+++ Data for processing

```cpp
template <int QT, bool VPERM, bool OUT32 = false>
__global__ __launch_bounds__(256) void attn_kernel(const AttnParams p) {
    constexpr int BQ = 64 * QT;
    constexpr int NS = 3;
    __shared__ __attribute__((aligned(16))) char smem[NS * 2 * KT * ROWB];
    const int tid = threadIdx.x, lane = tid & 63, wave = tid >> 6;
    const int fr = lane & 15, fq = lane >> 4;
    const int nblk = gridDim.x, bid = blockIdx.x;
    const int xq = nblk >> 3, xr = nblk & 7, xcd = bid & 7;
    const int lid = (xcd < xr ? xcd * (xq + 1) : xr * (xq + 1) + (xcd - xr) * xq) + (bid >> 3);
    const int nqt = (p.Tq - p.q_start + BQ - 1) / BQ;
    const int qt_idx = lid % nqt;
    const int sh_idx = lid / nqt;
    const int h = sh_idx % p.H, seq = sh_idx / p.H;
    const int q0 = p.q_start + qt_idx * BQ + wave * 16 * QT;
    const long row_base = (long)seq * p.seq_rows;
    const int kv_len = p.kv_len ? p.kv_len[seq] : p.kv_len_const;
    const int n_kt = (kv_len + KT - 1) / KT;

    half8 qf[QT][2];
#pragma unroll
    for (int qt = 0; qt < QT; ++qt) {
        int qr = q0 + qt * 16 + fr;
        qr = qr < p.seq_rows ? qr : p.seq_rows - 1;
        const half_t* src = p.q + (row_base + qr) * p.ld_qk + h * 64 + fq * 8;
// ... 23 lines not shown
    const half_t* kcol[2];
    const half_t* vp[2];
#pragma unroll
    for (int j = 0; j < 2; ++j) {
        srow[j] = (wave * 2 + j) * 8 + (lane >> 3);
        const int cs = (lane & 7) ^ ((srow[j] >> 1) & 7);
        kcol[j] = p.k + row_base * p.ld_qk + h * 64 + cs * 8;
        vp[j] = p.vt + (long)seq * p.vt_seq_stride + (long)(h * 64 + srow[j]) * p.vt_ld + cs * 8;
    }
    auto issue_tile = [&](int kt) {
        char* kb = smem + (kt % NS) * 2 * KT * ROWB + wave_u * 2048;
#pragma unroll
        for (int j = 0; j < 2; ++j) {
            int kr = kt * KT + srow[j];
            kr = kr < p.seq_rows ? kr : p.seq_rows - 1;
            __builtin_amdgcn_global_load_lds((gptr_t)(kcol[j] + (long)kr * p.ld_qk), (lptr_t)(kb + j * 1024), 16, 0, 0);
            __builtin_amdgcn_global_load_lds((gptr_t)(vp[j] + kt * KT), (lptr_t)(kb + KT * ROWB + j * 1024), 16, 0, 0);
        }
    };
#pragma unroll
    for (int s_ = 0; s_ < NS - 1; ++s_)
        if (s_ < n_kt) issue_tile(s_);

    auto tile = [&](const int kt, auto mask_tag) {
        constexpr bool MASK = decltype(mask_tag)::value;
        wait_tiles<NS - 2, 4>(n_kt - 1 - kt);
        asm volatile("s_barrier" ::: "memory");
        if (kt + NS - 1 < n_kt) issue_tile(kt + NS - 1);
        const char* kb = smem + (kt % NS) * 2 * KT * ROWB;
        const char* vb = kb + KT * ROWB;

        float4v acc_s[4][QT];
#pragma unroll
        for (int i = 0; i < 4; ++i)
#pragma unroll
            for (int j = 0; j < QT; ++j) acc_s[i][j] = (float4v){-m_run[j], -m_run[j], -m_run[j], -m_run[j]};
#pragma unroll
        for (int ks = 0; ks < 2; ++ks) {
#pragma unroll
            for (int mt = 0; mt < 4; ++mt) {
                const half8 kf = *reinterpret_cast<const half8*>(kb + lds_off(mt * 16 + fr, ks * 4 + fq));
#pragma unroll
                for (int qt = 0; qt < QT; ++qt)
                    acc_s[mt][qt] = __builtin_amdgcn_mfma_f32_16x16x32_f16(kf, qf[qt][ks], acc_s[mt][qt], 0, 0, 0);
            }
        }
        if constexpr (MASK) {
#pragma unroll
            for (int mt = 0; mt < 4; ++mt)
#pragma unroll
                for (int r = 0; r < 4; ++r) {
                    const int key = kt * KT + mt * 16 + fq * 4 + r;
                    if (key >= kv_len) {
#pragma unroll
                        for (int qt = 0; qt < QT; ++qt) acc_s[mt][qt][r] = -1e30f;
                    }
                }
        }
#pragma unroll
        for (int qt = 0; qt < QT; ++qt) {
            float a = -1e30f;
#pragma unroll
            for (int mt = 0; mt < 4; ++mt)
                a = fmaxf(a, fmaxf(fmaxf(acc_s[mt][qt][0], acc_s[mt][qt][1]), fmaxf(acc_s[mt][qt][2], acc_s[mt][qt][3])));
            if (__builtin_expect(kt == 0 || __any(a > THR), 0)) {
                a = fmaxf(a, __shfl_xor(a, 16));
                a = fmaxf(a, __shfl_xor(a, 32));
                const float delta = kt == 0 ? a : (a > THR ? a : 0.f);
                const float alpha = __builtin_amdgcn_exp2f(-delta);
                m_run[qt] += delta;
                acc_l[qt] *= alpha;
#pragma unroll
                for (int dt = 0; dt < 4; ++dt) acc_o[dt][qt] *= alpha;
#pragma unroll
                for (int mt = 0; mt < 4; ++mt) acc_s[mt][qt] -= delta;
            }
        }
#pragma unroll
        for (int ks = 0; ks < 2; ++ks) {
            half8 pf[QT];
#pragma unroll
            for (int qt = 0; qt < QT; ++qt) {
                u32x4 u;
#pragma unroll
                for (int hh = 0; hh < 2; ++hh) {
                    const float4v sv = acc_s[2 * ks + hh][qt];
                    const float e0 = __builtin_amdgcn_exp2f(sv[0]), e1 = __builtin_amdgcn_exp2f(sv[1]);
                    const float e2 = __builtin_amdgcn_exp2f(sv[2]), e3 = __builtin_amdgcn_exp2f(sv[3]);
                    u[2 * hh] = __builtin_bit_cast(unsigned, __builtin_amdgcn_cvt_pkrtz(e0, e1));
                    u[2 * hh + 1] = __builtin_bit_cast(unsigned, __builtin_amdgcn_cvt_pkrtz(e2, e3));
                }
                pf[qt] = __builtin_bit_cast(half8, u);
                acc_l[qt] = __builtin_amdgcn_mfma_f32_16x16x32_f16(ones_f, pf[qt], acc_l[qt], 0, 0, 0);
            }
#pragma unroll
            for (int dt = 0; dt < 4; ++dt) {
                const int d = dt * 16 + fr;
                half8 vf;
                if constexpr (VPERM) {
                    vf = *reinterpret_cast<const half8*>(vb + lds_off(d, ks * 4 + fq));
                } else {
                    const int base = lds_off(d, ks * 4 + (fq >> 1)) + (fq & 1) * 8;
                    const int base2 = lds_off(d, ks * 4 + 2 + (fq >> 1)) + (fq & 1) * 8;
                    const half4 v0 = *reinterpret_cast<const half4*>(vb + base);
                    const half4 v1 = *reinterpret_cast<const half4*>(vb + base2);
#pragma unroll
                    for (int e = 0; e < 4; ++e) { vf[e] = v0[e]; vf[4 + e] = v1[e]; }
                }
#pragma unroll
                for (int qt = 0; qt < QT; ++qt)
                    acc_o[dt][qt] = __builtin_amdgcn_mfma_f32_16x16x32_f16(vf, pf[qt], acc_o[dt][qt], 0, 0, 0);
            }
        }
    };
    const bool ragged = (kv_len % KT) != 0;
    const int n_full = ragged ? n_kt - 1 : n_kt;
    for (int kt = 0; kt < n_full; ++kt) tile(kt, std::false_type{});
    if (ragged) tile(n_kt - 1, std::true_type{});
    asm volatile("s_waitcnt vmcnt(0)" ::: "memory");

#pragma unroll
    for (int qt = 0; qt < QT; ++qt) {
        const float l = __shfl(acc_l[qt][0], fr);
        const float inv = l > 0.f ? 1.0f / l : 0.f;
        const int qr = q0 + qt * 16 + fr;
        if constexpr (OUT32) {
          if (qr < p.Tq) {
            float* dst = p.out32 + (row_base + qr) * p.ld_out + h * 64 + fq * 4;
#pragma unroll
            for (int dt = 0; dt < 4; ++dt)
                *reinterpret_cast<float4v*>(dst + dt * 16) =
                    (float4v){acc_o[dt][qt][0] * inv, acc_o[dt][qt][1] * inv, acc_o[dt][qt][2] * inv, acc_o[dt][qt][3] * inv};
          }
        } else if (qr < p.Tq) {
            half_t* dst = p.out + (row_base + qr) * p.ld_out + h * 64 + fq * 4;
#pragma unroll
            for (int dt = 0; dt < 4; ++dt) {
                half4 o = {out16(acc_o[dt][qt][0], inv), out16(acc_o[dt][qt][1], inv),
                           out16(acc_o[dt][qt][2], inv), out16(acc_o[dt][qt][3], inv)};
                *reinterpret_cast<half4*>(dst + dt * 16) = o;
            }
// ... 223 lines not shown
int attention_permute_vt(half_t* vt, long rows, long vt_ld, int mode, hipStream_t st) {
    SVC_REQUIRE(vt_ld % 32 == 0, "attention_permute_vt: vt_ld must be a multiple of 32");
    const long n = rows * (vt_ld / 32);
    hipLaunchKernelGGL(vt_permute_kernel, dim3(cdiv(n, 256)), dim3(256), 0, st, vt, rows, vt_ld, mode);
    SVC_CHECK_HIP(hipGetLastError());
    return 0;
}

int attention_launch(const AttnParams& p, hipStream_t st) {
    SVC_REQUIRE(p.n_seq > 0 && p.H > 0 && p.Tq > 0 && p.q_start >= 0 && p.q_start < p.Tq, "attention shape");
    SVC_REQUIRE(p.vt_ld % 64 == 0 && p.ld_qk % 8 == 0 && p.ld_out % 4 == 0, "attention alignment");
    SVC_REQUIRE(p.Tq <= p.seq_rows, "attention: Tq <= seq_rows");
    SVC_REQUIRE(p.vt_perm >= 0 && p.vt_perm <= 2 && p.qt_form >= 0 && p.qt_form <= 2, "attention: vt_perm and qt_form are 0 .. 2");
    SVC_REQUIRE((p.out != nullptr) != (p.out32 != nullptr), "attention: exactly one of out and out32");
    SVC_REQUIRE(p.kv_len || (p.kv_len_const >= 0 && p.kv_len_const <= p.seq_rows && round_up(p.kv_len_const, 64) <= p.vt_ld),
                "attention: kv_len_const within seq_rows, and within vt_ld when rounded up to a key tile");
    const int g128 = cdiv(p.Tq - p.q_start, 128) * p.H * p.n_seq;
    const bool prof = prof_enabled();
    if (prof) prof_begin(PROF_ATTN, st);
    static const int qt_env = [] { const char* e = getenv("SVC_ATTN_QT"); return e ? atoi(e) : 0; }();
    const dim3 g64(cdiv(p.Tq - p.q_start, 64) * p.H * p.n_seq);
    const bool small = p.qt_form ? p.qt_form == 1 : (qt_env == 1 || (qt_env == 0 && g128 <= 256));
    const bool small32 = p.qt_form ? p.qt_form == 1 : g128 <= 256;
    if (p.out32) {
        if (p.vt_perm == 2) {
            if (small32) hipLaunchKernelGGL((attn32_kernel<2, 3, true, true, true>), g64, dim3(128), 0, st, p);
            else hipLaunchKernelGGL((attn32_kernel<4, 3, true, true, true>), dim3(g128), dim3(256), 0, st, p);
        } else if (small) {
            if (p.vt_perm) hipLaunchKernelGGL((attn_kernel<1, true, true>), g64, dim3(256), 0, st, p);
            else hipLaunchKernelGGL((attn_kernel<1, false, true>), g64, dim3(256), 0, st, p);
        } else {
            if (p.vt_perm) hipLaunchKernelGGL((attn_kernel<2, true, true>), dim3(g128), dim3(256), 0, st, p);
            else hipLaunchKernelGGL((attn_kernel<2, false, true>), dim3(g128), dim3(256), 0, st, p);
        }
    } else if (p.vt_perm == 2) {
        if (small32) hipLaunchKernelGGL((attn32_kernel<2>), g64, dim3(128), 0, st, p);
        else hipLaunchKernelGGL((attn32_kernel<4>), dim3(g128), dim3(256), 0, st, p);
    } else if (small) {
        if (p.vt_perm) hipLaunchKernelGGL((attn_kernel<1, true>), g64, dim3(256), 0, st, p);
        else hipLaunchKernelGGL((attn_kernel<1, false>), g64, dim3(256), 0, st, p);
    } else {
        if (p.vt_perm) hipLaunchKernelGGL((attn_kernel<2, true>), dim3(g128), dim3(256), 0, st, p);
        else hipLaunchKernelGGL((attn_kernel<2, false>), dim3(g128), dim3(256), 0, st, p);
    }
    SVC_CHECK_HIP(hipGetLastError());
    if (prof) {
        const double tk = p.kv_len ? p.seq_rows : p.kv_len_const;
        prof_end(PROF_ATTN, 4.0 * p.n_seq * p.H * (double)(p.Tq - p.q_start) * tk * 64.0,
                 2.0 * p.n_seq * p.H * 64.0 * (2.0 * (p.Tq - p.q_start) + 2.0 * tk), st);
    }
    return 0;
}

}
```

### seed-vc_amd/csrc/common.h

```cpp
#pragma once
#include <atomic>
#include <hip/hip_runtime.h>
#include <stdint.h>
#include <stdio.h>
#include <string>

namespace svc {

typedef _Float16 half_t;
typedef _Float16 half8 __attribute__((ext_vector_type(8)));
typedef _Float16 half4 __attribute__((ext_vector_type(4)));
typedef _Float16 half2v __attribute__((ext_vector_type(2)));
typedef float float4v __attribute__((ext_vector_type(4)));
typedef unsigned int u32x4 __attribute__((ext_vector_type(4)));

void set_error(const std::string& msg);
const char* get_error();

#define SVC_CHECK_HIP(expr)                                                                  \
    do {                                                                                     \
        hipError_t _e = (expr);                                                              \
        if (_e != hipSuccess) {                                                              \
            svc::set_error(std::string(#expr) + ": " + hipGetErrorString(_e) + " at " + __FILE__ + \
                           ":" + std::to_string(__LINE__));                                  \
// ... 104 lines not shown
#undef SVC_ACT8
}

struct KGemmParams {
    const void* a_ptr[KG_MAX_TAPS];
    long a_ld[KG_MAX_TAPS];
    int a_shift[KG_MAX_TAPS];
    int a_ktiles[KG_MAX_TAPS];
    int n_taps;
    int Lout, a_seq_rows, a_off, a_stride, a_len, pad_mode;
    int reflect_min;
    const int* seq_len;
    const int* a_seq_map;
    const void* zero_page;
    float prof_flop_scale;
    int debug;
    int group_n;
    const void* w;
    long ldw;
    int M, N;
    int c_seq_rows, c_off;
    float* c32; long ldc32;
    half_t* c16; long ldc16;
    const float* post_a; const float* post_ib; int post_n; half_t* c16_lo;
    const float* bias;
    const float* rowvec; long ld_rowvec;
    const float* gate;   long ld_gate;
    const float* res;    long ldres;
    const float* res2;   long ldres2;
    float out_scale;
    int act; float act_slope;
    int post_relu;
    int vec_ok;
    const float* rope;
    int rope_D;
    float q_scale;
    half_t* vt; long vt_seq_stride; long vt_ld;
    int vt_mode;
};
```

++++++

## [Directions]
Please copy all lines of the listing in which the string "delta" occurs.

## [Result below]
                const float delta = kt == 0 ? a : (a > THR ? a : 0.f);
                const float alpha = __builtin_amdgcn_exp2f(-delta);
                m_run[qt] += delta;
                for (int mt = 0; mt < 4; ++mt) acc_s[mt][qt] -= delta;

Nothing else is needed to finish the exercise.